Confirmación de que las máquinas que no son de Azure están habilitadas para Update Management
Para confirmar que las máquinas conectadas directamente se comunican con los registros de Azure Monitor, ejecute una de las siguientes búsquedas de registros.
Linux
Heartbeat
| where OSType == "Linux" | summarize arg_max(TimeGenerated, *) by SourceComputerId | top 500000 by Computer asc | render table
Windows
Heartbeat
| where OSType == "Windows" | summarize arg_max(TimeGenerated, *) by SourceComputerId | top 500000 by Computer asc | render table
En un equipo Windows, puede revisar la siguiente información para comprobar la conectividad del agente con los registros de Azure Monitor:
En el Panel de Control, abra Microsoft Monitoring Agent. En la pestaña Azure Log Analytics, el agente muestra un mensaje que indica que Microsoft Monitoring Agent se ha conectado correctamente a Log Analytics.
Abra el registro de eventos de Windows. Vaya a Application and Services Logs\Operations Manager y busque los identificadores de evento 3000 y 5002 desde el Conector de servicio de origen. Estos eventos indican que el equipo se ha registrado con el área de trabajo de Log Analytics y está recibiendo la configuración.
Si el agente no puede comunicarse con los registros de Azure Monitor y está configurado para comunicarse con Internet mediante un firewall o un servidor proxy, confirme que estos están configurados correctamente. Para aprender a comprobar que un firewall o un servidor proxy estén correctamente configurados, consulte Configuración de red para el agente Windows o Configuración de red para el agente de Linux.
Nota:
Si los sistemas Linux están configurados para comunicarse con un servidor proxy o una puerta de enlace de Log Analytics y va a habilitar Update Management, actualice los permisos proxy.conf a fin de conceder al grupo omiuser permiso de lectura sobre el archivo mediante el uso de los comandos siguientes:
sudo chown omsagent:omiusers /etc/opt/microsoft/omsagent/proxy.conf
sudo chmod 644 /etc/opt/microsoft/omsagent/proxy.conf
Los agentes de Linux recién agregados muestran un estado Actualizado después de haber realizado una evaluación. Este proceso puede tardar hasta 6 horas.

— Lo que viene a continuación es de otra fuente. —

linkerd_amd/csrc/l5dh_kernels.hpp:

```cpp
#pragma once

#include <hip/hip_runtime.h>

#include <cstddef>
#include <cstdint>

#include "l5dh_tables.hpp"

namespace l5dh {

constexpr int TILE = 32;
constexpr int TILE_SHIFT = 5;
constexpr int ST_TILES = 64;
constexpr int ST_SHIFT = 11;
constexpr int CROW = 900;
constexpr int HROW = 1800;
constexpr int MAX_SEG = 8;
constexpr int WG = 1024;
constexpr uint32_t COLD_LIMIT_MAX = 65535u;

constexpr size_t ACC_COLDH_LDS = (size_t)16 * CROW * 4 + 16 * 8 + ROW * 4;
constexpr int ENC_LIST = 256;
constexpr size_t ACC_COLDHE_LDS = ACC_COLDH_LDS + 2 * 16 * 4 + (size_t)16 * ENC_LIST * 2;
constexpr size_t ACC_SPLIT_LDS = (size_t)16 * HROW * 4;
constexpr size_t FOLD16_LDS = (size_t)16 * HROW * 4 + 16 * 64 * 8 + 1024 * 8;
constexpr size_t FOLD32_LDS = (size_t)TILE * CROW * 4 + TILE * 64 * 8 + 1024 * 8;

struct Tables {
  const int32_t* lim_pad;
  const int32_t* mid;
  const int32_t* base;
  const uint32_t* lut;
  const uint2* lut2;
  const uint2* lut3;
};

constexpr int DIRECT_MAX = 255;
constexpr int BIN1_BINS = 1024;
constexpr uint32_t ITEM2 = 6144;
struct MetaLayout {
  uint32_t K;
  __host__ __device__ constexpr uint32_t kbase() const { return 0; }
  __host__ __device__ constexpr uint32_t kcnt() const { return K; }
  __host__ __device__ constexpr uint32_t kcap() const { return 2 * K; }
  __host__ __device__ constexpr uint32_t dbits() const { return 3 * K; }
  __host__ __device__ constexpr uint32_t dpre() const { return 3 * K + 1024; }
  __host__ __device__ constexpr uint32_t dlist() const { return 3 * K + 2048; }
  __host__ __device__ constexpr uint32_t bbase() const { return 3 * K + 2304; }
  __host__ __device__ constexpr uint32_t bcnt() const { return 3 * K + 3328; }
  __host__ __device__ constexpr uint32_t bcap() const { return 3 * K + 4352; }
  __host__ __device__ constexpr uint32_t btot() const { return 3 * K + 5376; }
  __host__ __device__ constexpr uint32_t hdr() const { return 3 * K + 6400; }
  __host__ __device__ constexpr uint32_t istart() const { return 3 * K + 6464; }
  __host__ __device__ constexpr uint32_t wsum() const { return 3 * K + 6980; }
  __host__ __device__ constexpr uint32_t words() const { return 3 * K + 7108; }
};
__host__ __device__ constexpr MetaLayout meta_layout(uint32_t F) { return MetaLayout{2 * F}; }
enum : uint32_t {
  H_ND = 0,
  H_OV1 = 1,
  H_REDO1 = 2,
  H_OV2 = 3,
  H_REDO2 = 4,
  H_ITEMS = 5,
  H_COUNT2 = 6,
  H_EXACT = 9,
  H_NOVR1 = 10,
  H_NOVR2 = 11,
  H_D16 = 12,
  H_NCNT2 = 13
};
constexpr uint32_t NOKEY = 0xFFFFFFFFu;

struct Segs {
  const uint16_t* rec16[MAX_SEG];
  const uint32_t* meta[MAX_SEG];
  int n;
};

struct Summary88 {
  int64_t count, min, max, sum, p50, p90, p95, p99, p9990, p9999;
  double avg;
};
static_assert(sizeof(Summary88) == 88, "HistogramSummary layout");

struct State {
  uint32_t* counts;
  int64_t* total;
  int64_t* sumfix;
  uint8_t* dirty;
  uint32_t S, F;
};

constexpr uint32_t CI_DIRTY = 1u << 30;
constexpr uint8_t TF_SPLIT = 2;
constexpr uint8_t TF_DIRTY = 4;
constexpr uint8_t TF_SOLO = 8;

struct Plan {
  uint32_t* tile_tot;
  uint32_t* enc_base;
  uint32_t* enc_h0;
  uint32_t* enc_dw;
  uint4* cold_item;
  uint2* split_item;
  uint32_t* hot_list;
  uint8_t* tile_flags;
  uint32_t* header;
  uint32_t* big_hint;
};
__host__ __device__ constexpr uint32_t plan_header_words(uint32_t F) { return 6 + 4 * ((F + 1023) / 1024); }
constexpr uint32_t ENC_HALF_CAP = 16u * 2u * NB + 16u;
static_assert((uint64_t)((1u << 20) / TILE) * 2u * ENC_HALF_CAP < (1ull << 32),
              "the unpacked encoding's u32 word offsets (L5DH_MAX_SERIES = 2^20 series)");

struct Outputs {
  Summary88* summ;
  int32_t* counts;
  uint32_t first, count;
  int64_t* totals;
  uint32_t* words;
  uint32_t* enc;
  uint32_t* roff;
};
constexpr uint32_t MERGE_CMAX = 0x1FFFFFu;

struct IngestArgs {
  const uint32_t* series;
  const float* values;
  size_t n, per;
  int G;
  int num_cu;
  uint32_t S, F;
  Tables tb;
  int64_t* sumfix;
  uint32_t* err;
  uint32_t* err_host;
  uint32_t* kest;
  uint32_t* kprev;
  uint32_t* meta;
  uint32_t* rec32;
  uint16_t* rec16;
  size_t cap32, cap16;
  size_t dlim16;
  uint32_t thr_min, dmax;
  uint32_t pct;
  bool vec;
};
hipError_t launch_ingest(const IngestArgs& a, int stage, hipStream_t st);
hipError_t set_ingest_attributes();

hipError_t launch_fold1(const uint32_t* series, const float* values, size_t n, uint32_t chunk, State state, Tables tb,
                        uint32_t* err, bool vec, bool wide, hipStream_t st);

hipError_t launch_enc_dirty(State st, Plan plan, hipStream_t st_);
hipError_t launch_plan(Segs segs, uint32_t F, int final_mode, uint32_t cold_limit, uint32_t hot_chunk,
                       const uint8_t* dirty, int direct_out, int encode, Plan plan, hipStream_t st);
constexpr uint32_t DEV_COUNT = 0xFFFFFFFFu;
hipError_t launch_hot_init(Plan plan, uint32_t max_hot, State state, Outputs out, int direct_out, hipStream_t st);
hipError_t launch_accum_cold(Segs segs, Plan plan, uint32_t cold_items, State state, Tables tb, Outputs out,
                             int final_mode, int reset, hipStream_t st);
hipError_t launch_accum_split(Segs segs, Plan plan, uint32_t max_split_items, State state, Tables tb,
                              Outputs out, int direct_out, uint32_t hot_chunk, hipStream_t st);
hipError_t launch_hot_finish(Plan plan, uint32_t max_hot, State state, Tables tb, Outputs out, int final_mode,
                             int reset, int direct_out, hipStream_t st);
hipError_t launch_rows(State state, const int32_t* ext, const int64_t* ext_total, Tables tb, Outputs out,
                       int reset, int64_t* totals_out, hipStream_t st);
hipError_t launch_fetch_host(const uint32_t* hs, const uint32_t* hv, uint32_t* ds, uint32_t* dv, size_t n,
                             hipStream_t st);
hipError_t set_snapshot_attributes();

}
```

Measured before the change: 174.5 billion samples/s.

## Use u32 LDS direct-sum accumulators with overflow-triggered flushes in bin1

Templates the bin1 kernel on the direct-sum accumulator type and makes u32 the default, with the old u64 path kept behind a variant bit. Halving the width of the LDS atomics and storage is meant to cut LDS atomic cost. Overflow is bounded by lowering the fast-path float threshold, so larger payloads go straight to global sumfix atomics. Each direct bin also tracks per-bin arrival counts and flushes its partial sums to global sumfix once the count exceeds the chunk size. This adds extra LDS state, extra flush logic, and more global atomics for mid-sized values.

```diff
diff --git a/linkerd_amd/csrc/l5dh_engine.cpp b/linkerd_amd/csrc/l5dh_engine.cpp
--- a/linkerd_amd/csrc/l5dh_engine.cpp
+++ b/linkerd_amd/csrc/l5dh_engine.cpp
@@ -289,6 +289,7 @@
   a.dmax = std::min<uint32_t>(c->direct_max, ((uint32_t)BIN1_BINS - 9 - FS) / 2);
   a.pct = c->region_pct;
   a.vec = vec;
+  a.dsum64 = (c->variant & 8) != 0;
   {
     KTimer kt(c, L5DH_K_SCAN);
     if (c->variant & 4) HIPCHK(c, hipMemsetAsync(c->d_kprev, 0, (size_t)2 * c->F * 4, c->stream));
diff --git a/linkerd_amd/csrc/l5dh_ingest.hip b/linkerd_amd/csrc/l5dh_ingest.hip
--- a/linkerd_amd/csrc/l5dh_ingest.hip
+++ b/linkerd_amd/csrc/l5dh_ingest.hip
@@ -288,15 +288,18 @@
 #endif
 __device__ __forceinline__ uint4 ld_stream(const uint32_t* p) { return *reinterpret_cast<const uint4*>(p); }
 constexpr int CHW = 16384;
-using dsum_t = unsigned long long;
+constexpr uint32_t DSUM_PMAX = 1u << 17;
+static_assert(DSUM_PMAX == 1u << 17, "the ranking loop tests the bits of 2^17f, 0x48000000");
 constexpr uint32_t NODEST = 0xFFFFFFFFu - (uint32_t)CHW;
 constexpr int NT1 = 1024;
 constexpr int DSUM_N = DIRECT_MAX * TILE;
-constexpr size_t rbin1w_lds() {
-  return (size_t)CHW * 4 + BIN1_BINS * 12 + CHW / 8 + CHW / 32 + 1024 * 8 + LUT2_N * 8 + DSUM_N * sizeof(dsum_t);
-}
-
-template <int NT, int CH>
+constexpr size_t rbin1w_lds(size_t dsz) {
+  return (size_t)CHW * 4 + BIN1_BINS * 12 + CHW / 8 + CHW / 32 + 1024 * 8 + LUT2_N * 8 + DSUM_N * dsz +
+         (dsz == 4 ? (size_t)BIN1_BINS * 12 : 0);
+}
+static_assert(rbin1w_lds(4) <= 160 * 1024 && rbin1w_lds(8) <= 160 * 1024, "one workgroup's LDS");
+
+template <int NT, int CH, typename DS>
 __global__ __launch_bounds__(NT) void k_rbin1w(const uint32_t* __restrict__ series, const float* __restrict__ values,
                                                   size_t n, size_t per, uint32_t S, uint32_t F, Tables tb,
                                                   uint32_t* __restrict__ meta, uint32_t* __restrict__ rec32,
@@ -306,6 +309,9 @@
   constexpr int PH = PT / 2;
   constexpr int GS = 4;
   static_assert(PH % 4 == 0 && PH % GS == 0 && GS % 4 == 0 && CH <= 32768, "halves of whole 16-B groups; 15-bit ranks");
+  constexpr bool S32 = sizeof(DS) == 4;
+  static_assert(!S32 || (2ull * CH * (DSUM_PMAX - 1) < (1ull << 32) && CH <= CHW),
+                "u32 direct sums: <= CH (2^17 - 1) at a sub-chunk's start + as much from the sub-chunk");
   extern __shared__ __attribute__((aligned(16))) uint32_t smem[];
   uint32_t* stage = smem;
   uint32_t* cnt = stage + CH;
@@ -316,7 +322,9 @@
   uint2* dw = reinterpret_cast<uint2*>(gpre + CH / 64);
   uint2* lut2 = dw + 1024;
   __shared__ uint32_t wsum[NT / 64];
-  dsum_t* dsum = reinterpret_cast<dsum_t*>(lut2 + LUT2_N);
+  DS* dsum = reinterpret_cast<DS*>(lut2 + LUT2_N);
+  uint32_t* dacc = reinterpret_cast<uint32_t*>(dsum + DSUM_N);
+  uint2* breg = reinterpret_cast<uint2*>(dacc + BIN1_BINS);
   const MetaLayout L = meta_layout(F);
   uint32_t* hdr = meta + L.hdr();
   if (pass == 1 && __builtin_amdgcn_readfirstlane(hdr[H_REDO1]) == 0u) return;
@@ -330,7 +338,10 @@
   const int lane = lane_id();
   const int wv = threadIdx.x >> 6;
   for (uint32_t w = threadIdx.x; w < NW; w += NT) dw[w] = make_uint2(meta[L.dbits() + w], meta[L.dpre() + w]);
-  for (uint32_t b = threadIdx.x; b < BIN1_BINS; b += NT) cnt[b] = 0;
+  for (uint32_t b = threadIdx.x; b < BIN1_BINS; b += NT) {
+    cnt[b] = 0;
+    if (S32) dacc[b] = 0;
+  }
   for (uint32_t i = threadIdx.x; i < LUT2_N; i += NT) lut2[i] = tb.lut2[i];
   for (uint32_t i = threadIdx.x; i < ND * TILE; i += NT) dsum[i] = 0;
   __syncthreads();
@@ -344,6 +355,7 @@
     const uint32_t b = threadIdx.x + (uint32_t)j * NT;
     my_base[j] = b < TB ? bbase[b] : 0u;
     my_cap[j] = b < TB ? bcap[b] : 0u;
+    if (S32) breg[b] = make_uint2(my_base[j], my_cap[j]);
   }
   PH_INIT
   constexpr int PFG = PH / 4;
@@ -416,7 +428,7 @@
 #pragma unroll
         for (int q = 0; q < GS; ++q) {
           const float f = fv[g + q];
-          const bool fast = __float_as_uint(f) < 0x49FFC000u;
+          const bool fast = __float_as_uint(f) < (S32 ? 0x48000000u : 0x49FFC000u);
           pl[q] = fast ? (uint32_t)f : 0u;
           escm |= (!fast && sv[g + q] < S) ? (1u << q) : 0u;
           if (full) bad |= sv[g + q] >= S;
@@ -426,7 +438,13 @@
           for (int q = 0; q < GS; ++q) {
             if ((escm >> q) & 1u) {
               const uint32_t i = cl + 4u * ((uint32_t)(h * (PH / 4) + (g + q) / 4) * NT + threadIdx.x) + (uint32_t)(q & 3);
-              const uint32_t r = payload1_slow(series[i], values[i], tb, pass == 0 ? sumfix : nullptr);
+              const uint32_t si = series[i];
+              const uint32_t r = payload1_slow(si, values[i], tb, pass == 0 ? sumfix : nullptr);
+              if (S32 && pass == 0 && r - DSUM_PMAX < V_ESC - DSUM_PMAX) {
+                const uint2 d = dw[(si >> (TILE_SHIFT + 5)) & 1023u];
+                if ((d.x >> ((si >> TILE_SHIFT) & 31u)) & 1u)
+                  atomicAdd(reinterpret_cast<unsigned long long*>(&sumfix[si]), (unsigned long long)r);
+              }
 #pragma unroll
               for (int u = 0; u < GS; ++u) pl[u] = q == u ? r : pl[u];
             }
@@ -453,7 +471,11 @@
           const uint32_t dbin = FS + 2u * di + ((s >> 4) & 1u);
           const uint32_t bn = sel_u32(s < S, sel_u32(direct, dbin, s >> ST_SHIFT), TB);
           pk[h * PH + g + q] = atomicAdd(cnt + bn, 1u) | (bn << 15);
-          if (direct && !esc && pass == 0 && p) atomicAdd(&dsum[di * TILE + (s & (TILE - 1))], (dsum_t)p);
+          if (S32) {
+            if (direct && pass == 0 && p - 1u < DSUM_PMAX - 1u) atomicAdd(&dsum[di * TILE + (s & (TILE - 1))], (DS)p);
+          } else if (direct && !esc && pass == 0 && p) {
+            atomicAdd(&dsum[di * TILE + (s & (TILE - 1))], (DS)p);
+          }
         }
 #pragma unroll
         for (int j = 0; j < GS / 4; ++j)
@@ -466,20 +488,46 @@
     PH_MARK(3)
     constexpr int RB = (BIN1_BINS + NT - 1) / NT;
     uint32_t rn[RB], rold[RB], rbase[RB], rcapv[RB];
+    uint32_t tq = threadIdx.x;
+    if (S32) asm volatile("" : "+v"(tq));
 #pragma unroll
     for (int j = 0; j < RB; ++j) {
-      const uint32_t rb_bin = threadIdx.x + (uint32_t)j * NT;
+      const uint32_t rb_bin = tq + (uint32_t)j * NT;
       rn[j] = rb_bin <= TB ? cnt[rb_bin] : 0u;
       rold[j] = 0;
-      rbase[j] = my_base[j];
-      rcapv[j] = my_cap[j];
+      if (S32) {
+        const uint2 r = breg[rb_bin];
+        rbase[j] = r.x;
+        rcapv[j] = r.y;
+      } else {
+        rbase[j] = my_base[j];
+        rcapv[j] = my_cap[j];
+      }
       if (rb_bin < TB && rn[j]) rold[j] = atomicAdd(&bcnt[rb_bin], rn[j]);
+    }
+    if (S32 && pass == 0) {
+      bool fl = false;
+      if (tq >= FS && tq < TB && rn[0]) {
+        const uint32_t A = dacc[tq] + rn[0];
+        fl = A > (uint32_t)CH;
+        dacc[tq] = fl ? 0u : A;
+      }
+      for (uint64_t fm = __ballot(fl); fm; fm &= fm - 1) {
+        const uint32_t fb = (tq & ~63u) + (uint32_t)__builtin_ctzll(fm) - FS;
+        if ((tq & 63u) < TILE / 2) {
+          const uint32_t h = fb * (TILE / 2) + (tq & 63u);
+          const uint32_t v = (uint32_t)dsum[h];
+          dsum[h] = 0;
+          const uint32_t sr = meta[L.dlist() + h / TILE] * TILE + (h & (TILE - 1));
+          if (v && sr < S) atomicAdd(reinterpret_cast<unsigned long long*>(&sumfix[sr]), (unsigned long long)v);
+        }
+      }
     }
     {
       static_assert(NT == BIN1_BINS && RB == 1, "one bin per thread");
       const uint32_t pv = rn[0] | ((rn[0] ? 1u : 0u) << 16);
       const uint32_t wi = wave_incl_scan32(pv);
-      if (lane == 63) wsum[wv] = wi;
+      if ((tq & 63u) == 63u) wsum[tq >> 6] = wi;
       __syncthreads();
       uint32_t pre = 0;
       for (int q = 0; q < wv; ++q) pre += wsum[q];
@@ -1087,12 +1135,15 @@
 
 hipError_t set_ingest_attributes() {
   hipError_t e;
+  if ((e = hipFuncSetAttribute((const void*)k_rbin1w<NT1, CHW, unsigned long long>,
+                               hipFuncAttributeMaxDynamicSharedMemorySize, (int)rbin1w_lds(8))))
+    return e;
   if ((e = hipFuncSetAttribute((const void*)k_rsample, hipFuncAttributeMaxDynamicSharedMemorySize, 32768 * 4)))
     return e;
   if ((e = hipFuncSetAttribute((const void*)k_rplan1, hipFuncAttributeMaxDynamicSharedMemorySize, (int)RPLAN1_LDS)))
     return e;
-  return hipFuncSetAttribute((const void*)k_rbin1w<NT1, CHW>, hipFuncAttributeMaxDynamicSharedMemorySize,
-                             (int)rbin1w_lds());
+  return hipFuncSetAttribute((const void*)k_rbin1w<NT1, CHW, uint32_t>, hipFuncAttributeMaxDynamicSharedMemorySize,
+                             (int)rbin1w_lds(4));
 }
 
 hipError_t launch_ingest(const IngestArgs& a, int stage, hipStream_t st) {
@@ -1111,8 +1162,14 @@
       break;
     case 1:
       for (int pass = 0; pass < 2; ++pass) {
-        hipLaunchKernelGGL((k_rbin1w<NT1, CHW>), dim3(a.G), dim3(NT1), rbin1w_lds(), st, a.series, a.values, a.n,
-                           a.per, a.S, a.F, a.tb, a.meta, a.rec32, a.rec16, a.sumfix, a.err, a.vec ? 1 : 0, pass);
+        if (a.dsum64)
+          hipLaunchKernelGGL((k_rbin1w<NT1, CHW, unsigned long long>), dim3(a.G), dim3(NT1), rbin1w_lds(8), st, a.series,
+                             a.values, a.n, a.per, a.S, a.F, a.tb, a.meta, a.rec32, a.rec16, a.sumfix, a.err,
+                             a.vec ? 1 : 0, pass);
+        else
+          hipLaunchKernelGGL((k_rbin1w<NT1, CHW, uint32_t>), dim3(a.G), dim3(NT1), rbin1w_lds(4), st, a.series,
+                             a.values, a.n, a.per, a.S, a.F, a.tb, a.meta, a.rec32, a.rec16, a.sumfix, a.err,
+                             a.vec ? 1 : 0, pass);
         if (pass == 0) hipLaunchKernelGGL(k_rfix1, dim3(1), dim3(1024), 0, st, a.F, a.meta, a.err, a.err_host);
       }
       break;
diff --git a/linkerd_amd/csrc/l5dh_kernels.hpp b/linkerd_amd/csrc/l5dh_kernels.hpp
--- a/linkerd_amd/csrc/l5dh_kernels.hpp
+++ b/linkerd_amd/csrc/l5dh_kernels.hpp
@@ -146,6 +146,7 @@
   uint32_t thr_min, dmax;
   uint32_t pct;
   bool vec;
+  bool dsum64;
 };
 hipError_t launch_ingest(const IngestArgs& a, int stage, hipStream_t st);
 hipError_t set_ingest_attributes();
```

New measurement: 178.1 billion samples/s (median of 6 runs). +2.1%, better.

Para confirmar que un grupo de administración de Operations Manager se comunica con los registros de Azure Monitor, consulte Validación de la integración de Operations Manager con los registros de Azure Monitor.
Consultas individuales de evaluación de Azure VM (Windows)
Reemplace el valor de VMUUID con el GUID de la máquina virtual en la que va a realizar la consulta. Para encontrar el VMUUID que se debe usar, ejecute la siguiente consulta en los registros de Azure Monitor: Update | where Computer == "<machine name>" | summarize by Computer, VMUUID
Falta resumen de actualizaciones
Update
| where TimeGenerated>ago(14h) and OSType!="Linux" and (Optional==false or Classification has "Critical" or Classification has "Security") and VMUUID=~"b08d5afa-1471-4b52-bd95-a44fea6e4ca8"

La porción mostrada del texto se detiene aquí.